HIGH-RISK EXPERIMENTS

  • Relaxed standards for protection (Sec. 731): VA whistleblowers will no longer have to demonstrate a reasonable belief for their disclosures of alleged wrongdoing. They will only have to disclose a “potential” act of misconduct. Increased protection for responsible whistleblowers is badly needed by the VA. But since passage of the Whistleblower Protection Enhancement Act, the reasonable belief test has been a fair balance to distinguish between genuine and frivolous disclosures. The danger is that whistleblowers’ credibility generally could be reduced, due to a few employees who take advantage of the new slack.
  • Two strikes and you’re out disciplinary penalties (Sec. 733): If there is any finding of retaliation, a supervisor must receive a 12-day suspension for a first offense, and termination for a second. Accountability through tough penalties is long overdue, but the bill cancels the normal foundations for justice. For example, discipline would be mandatory after any negative investigative findings by the Special Counsel or Inspector General. For all other agencies, the Whistleblower Protection Act requires the Special Counsel to win a Merit System Protection Board hearing under tougher standards for discipline than to block retaliation. Until now, no OIG’s have had authority to go beyond investigative reports and act as judge and jury. Combined with already drastically reduced MSPB appeal rights for VA employees and cancelation of intra-agency appeals, this extraordinary power creates vulnerability for a “rush to punish” that easily could sweep genuine whistleblowers into a pre-textual trap without the WPA to shield against abuse.

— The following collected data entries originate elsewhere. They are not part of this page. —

# xubiker/deephisto

Hardware: AMD Instinct MI355X
Metric: 256x256 patches/sec WSI inference (predict_full_patched) (higher is better)
Workload: dtype bf16; 1 GPU; BASELINE configs[2]: predict_full_patched on one 50000x50000x3 closed-form synthetic WSI resident in HBM, 256x256 tiles stride 256, ResNet-18 (random init), bf16 MFMA, step = one whole slide (tile grid -> fused gather+forward -> all-gather -> ordered accumulate -> argmax); patch=256, stride=256, sampler_batch=64, micro_batch=4096, streams=1, downscale=16, n_tiles=38416, n_classes=5, parallelism=tile-range shard x1

## Files before the change

### deephisto_amd/_lib.py

```python
from __future__ import annotations

import ctypes as C
from pathlib import Path

import torch

LIB_PATH = Path(__file__).resolve().parent / "libdeephisto_hip.so"

DH_LAYOUT_NHWC, DH_LAYOUT_NCHW = 0, 1
DH_DTYPE_F32, DH_DTYPE_BF16 = 0, 1

_i32, _i64, _u32 = C.c_int32, C.c_int64, C.c_uint32
BUCKET_CB = C.CFUNCTYPE(None, C.c_int32, C.c_int64, C.c_int64, C.c_void_p)
_p = C.c_void_p

SIGNATURES = {
    "dh_abi_version": (C.c_int, []),
    "dh_last_error": (C.c_char_p, []),
    "dh_tile_grid_count": (C.c_int, [_i64, _i64, _i32, _i32, _i32, C.POINTER(_i64), C.POINTER(_i64)]),
    "dh_tile_grid": (C.c_int, [_i64, _i64, _i32, _i32, _i32, _p, _i64]),
    "dh_synth_slide": (C.c_int, [_p, _i64, _i64, _u32, _p]),
    "dh_tile_gather": (C.c_int, [_p, _i64, _i64, _p, _p, _i64, _i32, _i32, _i32, _p, _p]),
    "dh_tile_gather_aug": (C.c_int, [_p, _i64, _i64, _p, _i64, _i32, _i32, _i32, _i32, _i32, _p, _p]),
    "dh_tile_gather_raw": (C.c_int, [_p, _i64, _i64, _p, _i64, _i32, _p, _p]),
# ... 59 lines not shown
    "dh_train2_debug_act": (C.c_int, [_p, C.c_char_p, _i32, _p, _i64, _p]),
    "dh_debug_gemm1x1_bf16": (C.c_int, [_p, _p, _p, _p, _i64] + [_i32] * 8 + [_p]),
    "dh_debug_gemm1x1_fused_bf16": (C.c_int, [_p] * 7 + [_i64] + [_i32] * 8 + [_p]),
    "dh_debug_gemm1x1_bwdsums_bf16": (C.c_int, [_p] * 10 + [_i32, _p, _i64, _i32, _i32, _p]),
    "dh_debug_bn2_bf16": (C.c_int, [_p, _p, _p, _p, _i32, _p, _p, _p, _p, _i32, _p, _p, _p, _p, _i64, _i32, _p]),
    "dh_debug_stem_wgrad_bf16": (C.c_int, [_p, _p, _p, _i32, _i32, _p]),
    "dh_debug_bn2_pool_bf16": (C.c_int, [_p, _p, _p, _p, _p, _p, _p, _p, _p, _p, _p, _i32, _i32, _i32, _i32, _p]),
    "dh_debug_maxpool2_bf16": (C.c_int, [_p, _p, _p, _p, _i32, _i32, _i32, _i32, _p]),
    "dh_debug_upsample2_add_bf16": (C.c_int, [_p, _p] + [_i32] * 6 + [_p]),
    "dh_debug_avgpool_fc_dgrad2": (C.c_int, [_p, _p, _p] + [_i32] * 4 + [_p]),
    "dh_debug_wgrad_bf16": (C.c_int, [_p, _p, _p] + [_i32] * 8 + [_p]),
    "dh_debug_conv_bn_act": (C.c_int, [_p, _p, _p, _p, _p, _p] + [_i32] * 9 + [_p]),
    "dh_debug_stem_out": (C.c_int, [_p, _i64, _i32, _p, _p]),
    "dh_debug_stem_pool_bf16": (C.c_int, [_p, _p, _i64, _i64, _p, _i64, _i32, _p, _p]),
    "dh_debug_wgrad_f32": (C.c_int, [_p, _p, _p] + [_i32] * 8 + [_p]),
    "dh_debug_stem_wgrad_f32": (C.c_int, [_p, _p, _p, _i32, _i32, _p]),
    "dh_debug_dgrad_f32": (C.c_int, [_p, _p, _p, _p] + [_i32] * 7 + [_p]),
    "dh_debug_pack_f32": (C.c_int, [_p, _i32, _i32, _p, _p, _p, _p, _p]),
    "dh_debug_pack_bf16": (C.c_int, [_p, _i32, _i32, _p, _p, _p, _p, _p]),
    "dh_debug_bn_f32": (C.c_int, [_p, _p, _p, _p, _i32, _p, _p, _p, _p, _p, _p, _p, _i64, _i32, _p]),
    "dh_debug_maxpool_f32": (C.c_int, [_p, _p, _p, _p, _i32, _i32, _i32, _i32, _p]),
    "dh_debug_bn_pool_f32": (C.c_int, [_p, _p, _p, _p, _p, _p, _p, _p, _p, _i32, _i32, _i32, _i32, _p]),
    "dh_debug_stamps": (C.c_int, [_i32, _p]),
    "dh_debug_env_knobs": (C.c_int, [C.c_char_p, _i64]),
    "dh_debug_coverage_set_map": (C.c_int, [_p, _p, _p]),
    "dh_debug_resnet18_forward_tap": (C.c_int, [_p, _p, _i64, _i64, _p, _i64, _i32, C.c_char_p, _p, _i32, _p, _i64, _p, _p]),
    "dh_debug_resnet50_forward_tap": (C.c_int, [_p, _p, _i64, _i64, _p, _i64, _i32, C.c_char_p, _p, _i32, _p, _i64, _p, _p]),
    "dh_debug_resnet18_operands": (C.c_int, [_p, C.c_char_p, _p, _i64, _p, _p, _i64]),
    "dh_debug_resnet50_operands": (C.c_int, [_p, C.c_char_p, _p, _i64, _p, _p, _i64]),
}
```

  • Cumbersome disclosure process (Sec. 732): The good news is that this provision will end the tradition of ignoring whistleblowers except to retaliate. From the first line supervisor to the Secretary, the VA will have to respond. The bad news is that the response is a mandatory memo for every disclosure within four days, at each stage in the chain of command. The memo model could create a severe backlash against whistleblowers, and substitute empty paperwork responses for actual work with whistleblowers to make a difference.

On balance, this is a high-stakes, well intentioned but potentially dangerous law with significant breakthroughs but potential land mines for whistleblowers. Congress should monitor its implementation closely, and act on lessons learned rather than viewing the legislation as a final solution.